Lol. Spoken and written French are so different they’re basically two different languages…
French is still pretty consistent once you know the syllables. If you give me a word I don’t know, I’ll still be able to pronounce it correctly. You can’t expect that with English.
Man French was so difficult for my brain to parse. The word genders felt so silly/arbitrary that it never stuck, which is hilarious given the context of … English, but omfg did it not gel with me.
It’s the same in German. The issue is that people learning the language try to make sense of it. It doesn’t feel arbitrary, it is completely arbitrary. As a native you don’t think about that at all, because they’re like one word to you.
When you learn a language like German as a native, you don’t have rules or think about what is gendered how and why.
It’s not that you learn „Sonne“ (sun) and „Mond“ (moon) first and then learn the appropriate gender for each.
You learn „die Sonne“ and „der Mond“ from the start. It’s just one word with a blank in the middle to us.
Yeah. It’s funny because I am learning Danish eight now and it makes infinitely more sense than French ever did but I think it’s because, at least to me, it’s much closer to English and a lot of it is “well we do it just cause?” and my brain is like “oh cool great! I know how to cope with that”.
Whereas learning something that is so structured like German/French it feels very overwhelming I guess in that sense. I don’t feel like I have to think about Danish because it feels very ‘normal’.
english is my second language and i feel it has wasted a lot of brain memory, because i have to learn the spelling and pronunciation of each word separately and the link them together, when i could just learn one of those and know the other
Same and in most situations I can pass as an English first speaker.
I was at IKEA buying a bed frame and asked the person at the counter if she had put the slats on the bill… But I pronounced it like slates because I was sure I had seen an “e” at the end of the word and there went the illusion 🤷
This reminds me of a poem called “The Chaos” which highlights how dumb English can be as a language
How many native speakers actually use proper grammar when speaking? The common spoken and written language have many differences.
Also 15-20% percent of the population has reading reading disorders.
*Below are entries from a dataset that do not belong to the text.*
#define MATINV_PREP_ROW(MOV, b, a) MOV " %" #b ", %" #a "\n\t" MOV " %" #a ", 0\n\t"
#define MATINV_PREP_ZERO(MOV, a) MOV " %" #a ", 0\n\t"
#define MATINV_PREP_TAIL(MOV, save, eye) MOV " %0, %" #eye "\n\ts_nop 1\n\ts_mov_b64 exec, %" #save
#define MATINV_PREP_SAVE(save, mask) "s_and_saveexec_b64 %" #save ", %" #mask "\n\t"
template <int NT, class T>
__device__ __forceinline__ void prep_operands(typename TileGeo<T>::vec4 (&acc)[NT][NT], T (&bop)[NT], int kb, T eye)
{
    static_assert(NT >= 1 && NT <= 4, "prep_operands: one asm text per tile count");
    const int tK = kb >> 2, rK = kb & 3;
    const unsigned long long pmask = sizeof(T) == 8 ? 0x000F000F000F000FULL << (4 * rK) : 0x1111111111111111ULL << rK;
    unsigned long long save;
    auto J = [&](int i) { return (tK + i) % NT; };
    auto R = [&](int i) { return (rK + i) & 3; };
#define ROW(i) acc[tK][J(i)][rK]
#define COL(i, r) acc[J(i)][tK][R(r)]
    if constexpr (sizeof(T) == 8) {
#define MV "v_mov_b64_e32"
        if constexpr (NT == 1)
            asm volatile(MATINV_PREP_ROW(MV, 0, 1) MATINV_PREP_SAVE(5, 6)
                         MATINV_PREP_ZERO(MV, 2) MATINV_PREP_ZERO(MV, 3) MATINV_PREP_ZERO(MV, 4) MATINV_PREP_TAIL(MV, 5, 7)
                         : "=&v"(bop[J(0)]), "+v"(ROW(0)), "+v"(COL(0, 1)), "+v"(COL(0, 2)), "+v"(COL(0, 3)), "=&s"(save)
                         : "s"(pmask), "v"(eye) : "scc");
        else if constexpr (NT == 2)
            asm volatile(MATINV_PREP_ROW(MV, 0, 2) MATINV_PREP_ROW(MV, 1, 3) MATINV_PREP_SAVE(11, 12)
                         MATINV_PREP_ZERO(MV, 4) MATINV_PREP_ZERO(MV, 5) MATINV_PREP_ZERO(MV, 6)
                         MATINV_PREP_ZERO(MV, 7) MATINV_PREP_ZERO(MV, 8) MATINV_PREP_ZERO(MV, 9) MATINV_PREP_ZERO(MV, 10)
                         MATINV_PREP_TAIL(MV, 11, 13)
                         : "=&v"(bop[J(0)]), "=&v"(bop[J(1)]), "+v"(ROW(0)), "+v"(ROW(1)),
                           "+v"(COL(0, 1)), "+v"(COL(0, 2)), "+v"(COL(0, 3)),
                           "+v"(COL(1, 0)), "+v"(COL(1, 1)), "+v"(COL(1, 2)), "+v"(COL(1, 3)), "=&s"(save)
                         : "s"(pmask), "v"(eye) : "scc");
        else if constexpr (NT == 3)
            asm volatile(MATINV_PREP_ROW(MV, 0, 3) MATINV_PREP_ROW(MV, 1, 4) MATINV_PREP_ROW(MV, 2, 5) MATINV_PREP_SAVE(17, 18)
                         MATINV_PREP_ZERO(MV, 6) MATINV_PREP_ZERO(MV, 7) MATINV_PREP_ZERO(MV, 8)
                         MATINV_PREP_ZERO(MV, 9) MATINV_PREP_ZERO(MV, 10) MATINV_PREP_ZERO(MV, 11) MATINV_PREP_ZERO(MV, 12)
                         MATINV_PREP_ZERO(MV, 13) MATINV_PREP_ZERO(MV, 14) MATINV_PREP_ZERO(MV, 15) MATINV_PREP_ZERO(MV, 16)
                         MATINV_PREP_TAIL(MV, 17, 19)
                         : "=&v"(bop[J(0)]), "=&v"(bop[J(1)]), "=&v"(bop[J(2)]), "+v"(ROW(0)), "+v"(ROW(1)), "+v"(ROW(2)),
                           "+v"(COL(0, 1)), "+v"(COL(0, 2)), "+v"(COL(0, 3)),
                           "+v"(COL(1, 0)), "+v"(COL(1, 1)), "+v"(COL(1, 2)), "+v"(COL(1, 3)),
                           "+v"(COL(2, 0)), "+v"(COL(2, 1)), "+v"(COL(2, 2)), "+v"(COL(2, 3)), "=&s"(save)
                         : "s"(pmask), "v"(eye) : "scc");
        else
            asm volatile(MATINV_PREP_ROW(MV, 0, 4) MATINV_PREP_ROW(MV, 1, 5) MATINV_PREP_ROW(MV, 2, 6) MATINV_PREP_ROW(MV, 3, 7)
                         MATINV_PREP_SAVE(23, 24)
                         MATINV_PREP_ZERO(MV, 8) MATINV_PREP_ZERO(MV, 9) MATINV_PREP_ZERO(MV, 10)
                         MATINV_PREP_ZERO(MV, 11) MATINV_PREP_ZERO(MV, 12) MATINV_PREP_ZERO(MV, 13) MATINV_PREP_ZERO(MV, 14)
                         MATINV_PREP_ZERO(MV, 15) MATINV_PREP_ZERO(MV, 16) MATINV_PREP_ZERO(MV, 17) MATINV_PREP_ZERO(MV, 18)
                         MATINV_PREP_ZERO(MV, 19) MATINV_PREP_ZERO(MV, 20) MATINV_PREP_ZERO(MV, 21) MATINV_PREP_ZERO(MV, 22)
                         MATINV_PREP_TAIL(MV, 23, 25)
                         : "=&v"(bop[J(0)]), "=&v"(bop[J(1)]), "=&v"(bop[J(2)]), "=&v"(bop[J(3)]),
                           "+v"(ROW(0)), "+v"(ROW(1)), "+v"(ROW(2)), "+v"(ROW(3)),
                           "+v"(COL(0, 1)), "+v"(COL(0, 2)), "+v"(COL(0, 3)),
                           "+v"(COL(1, 0)), "+v"(COL(1, 1)), "+v"(COL(1, 2)), "+v"(COL(1, 3)),
                           "+v"(COL(2, 0)), "+v"(COL(2, 1)), "+v"(COL(2, 2)), "+v"(COL(2, 3)),
                           "+v"(COL(3, 0)), "+v"(COL(3, 1)), "+v"(COL(3, 2)), "+v"(COL(3, 3)), "=&s"(save)
                         : "s"(pmask), "v"(eye) : "scc");
#undef MV
    } else {
#define MV "v_mov_b32_e32"
        if constexpr (NT == 1)
            asm volatile(MATINV_PREP_ROW(MV, 0, 1) MATINV_PREP_SAVE(5, 6)
                         MATINV_PREP_ZERO(MV, 2) MATINV_PREP_ZERO(MV, 3) MATINV_PREP_ZERO(MV, 4) MATINV_PREP_TAIL(MV, 5, 7)
                         : "=&v"(bop[J(0)]), "+v"(ROW(0)), "+v"(COL(0, 1)), "+v"(COL(0, 2)), "+v"(COL(0, 3)), "=&s"(save)
                         : "s"(pmask), "v"(eye) : "scc");
        else if constexpr (NT == 2)
            asm volatile(MATINV_PREP_ROW(MV, 0, 2) MATINV_PREP_ROW(MV, 1, 3) MATINV_PREP_SAVE(11, 12)
                         MATINV_PREP_ZERO(MV, 4) MATINV_PREP_ZERO(MV, 5) MATINV_PREP_ZERO(MV, 6)
                         MATINV_PREP_ZERO(MV, 7) MATINV_PREP_ZERO(MV, 8) MATINV_PREP_ZERO(MV, 9) MATINV_PREP_ZERO(MV, 10)
                         MATINV_PREP_TAIL(MV, 11, 13)
                         : "=&v"(bop[J(0)]), "=&v"(bop[J(1)]), "+v"(ROW(0)), "+v"(ROW(1)),
                           "+v"(COL(0, 1)), "+v"(COL(0, 2)), "+v"(COL(0, 3)),
                           "+v"(COL(1, 0)), "+v"(COL(1, 1)), "+v"(COL(1, 2)), "+v"(COL(1, 3)), "=&s"(save)
                         : "s"(pmask), "v"(eye) : "scc");
        else if constexpr (NT == 3)
            asm volatile(MATINV_PREP_ROW(MV, 0, 3) MATINV_PREP_ROW(MV, 1, 4) MATINV_PREP_ROW(MV, 2, 5) MATINV_PREP_SAVE(17, 18)
                         MATINV_PREP_ZERO(MV, 6) MATINV_PREP_ZERO(MV, 7) MATINV_PREP_ZERO(MV, 8)
                         MATINV_PREP_ZERO(MV, 9) MATINV_PREP_ZERO(MV, 10) MATINV_PREP_ZERO(MV, 11) MATINV_PREP_ZERO(MV, 12)
                         MATINV_PREP_ZERO(MV, 13) MATINV_PREP_ZERO(MV, 14) MATINV_PREP_ZERO(MV, 15) MATINV_PREP_ZERO(MV, 16)
                         MATINV_PREP_TAIL(MV, 17, 19)
                         : "=&v"(bop[J(0)]), "=&v"(bop[J(1)]), "=&v"(bop[J(2)]), "+v"(ROW(0)), "+v"(ROW(1)), "+v"(ROW(2)),
                           "+v"(COL(0, 1)), "+v"(COL(0, 2)), "+v"(COL(0, 3)),
                           "+v"(COL(1, 0)), "+v"(COL(1, 1)), "+v"(COL(1, 2)), "+v"(COL(1, 3)),
                           "+v"(COL(2, 0)), "+v"(COL(2, 1)), "+v"(COL(2, 2)), "+v"(COL(2, 3)), "=&s"(save)
                         : "s"(pmask), "v"(eye) : "scc");
        else
            asm volatile(MATINV_PREP_ROW(MV, 0, 4) MATINV_PREP_ROW(MV, 1, 5) MATINV_PREP_ROW(MV, 2, 6) MATINV_PREP_ROW(MV, 3, 7)
                         MATINV_PREP_SAVE(23, 24)
                         MATINV_PREP_ZERO(MV, 8) MATINV_PREP_ZERO(MV, 9) MATINV_PREP_ZERO(MV, 10)
                         MATINV_PREP_ZERO(MV, 11) MATINV_PREP_ZERO(MV, 12) MATINV_PREP_ZERO(MV, 13) MATINV_PREP_ZERO(MV, 14)
                         MATINV_PREP_ZERO(MV, 15) MATINV_PREP_ZERO(MV, 16) MATINV_PREP_ZERO(MV, 17) MATINV_PREP_ZERO(MV, 18)
                         MATINV_PREP_ZERO(MV, 19) MATINV_PREP_ZERO(MV, 20) MATINV_PREP_ZERO(MV, 21) MATINV_PREP_ZERO(MV, 22)
                         MATINV_PREP_TAIL(MV, 23, 25)
                         : "=&v"(bop[J(0)]), "=&v"(bop[J(1)]), "=&v"(bop[J(2)]), "=&v"(bop[J(3)]),
                           "+v"(ROW(0)), "+v"(ROW(1)), "+v"(ROW(2)), "+v"(ROW(3)),
                           "+v"(COL(0, 1)), "+v"(COL(0, 2)), "+v"(COL(0, 3)),
                           "+v"(COL(1, 0)), "+v"(COL(1, 1)), "+v"(COL(1, 2)), "+v"(COL(1, 3)),
                           "+v"(COL(2, 0)), "+v"(COL(2, 1)), "+v"(COL(2, 2)), "+v"(COL(2, 3)),
                           "+v"(COL(3, 0)), "+v"(COL(3, 1)), "+v"(COL(3, 2)), "+v"(COL(3, 3)), "=&s"(save)
                         : "s"(pmask), "v"(eye) : "scc");
#undef MV
    }
#undef ROW
#undef COL
}
#undef MATINV_PREP_ROW
#undef MATINV_PREP_ZERO
#undef MATINV_PREP_TAIL
#undef MATINV_PREP_SAVE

So around 1 in 5 or 6 people struggle with the archaic billshit grammar.
BTW “Proper Grammar” as a concept only exists from classism and racism mostly from the late 19th century and early 20th. It has been used to suppress undersirables from climbing the social ladder. Before then spelling and grammar was more fluid. Spelling was more random and differences were accepted.
Or I could just be dumb…
There’s also “English is a stupid language” which focuses on word constructions instead of pronunciation
Is “hiccough” pronounced the same as “hiccup?” Because if it is, I’m gonna have to put that in the same category as “colonel.”
There’s an interesting history behind why colonel is spelled and pronounced how it is…
https://www.deseret.com/1996/8/4/19258272/french-italian-roots-explain-why-colonel-has-an-r-sound
To investigate that question, we have to go back a little further into the word’s history. The French word “coronel” is derived from the Italian word “colonnello.” When the French borrowed the word, however, they found it difficult to pronounce. In an effort to ease the pronunciation problem, they changed the first “l” sound to an “r” sound. This is quite a common occurrence; when there are two “l” sounds or two “r” sounds near each other in a word, one of them is frequently omitted or changed to a different sound to eliminate a tricky pronunciation. Linguists call this type of alteration “dissimilation.”
When English later adopted the word (in the 16th century), the French pronunciation was kept, but the letter “r” was changed back to an “l,” making the term look more like the original Italian word and producing the conflict we continue to have between spelling and pronunciation.
There’s an I Love Lucy scene where Ricky is trying to prove he is capable of reading to their baby, and the book is filled with -ough words.
My heart goes out to anyone trying to learn this language as a second (or third or…) language.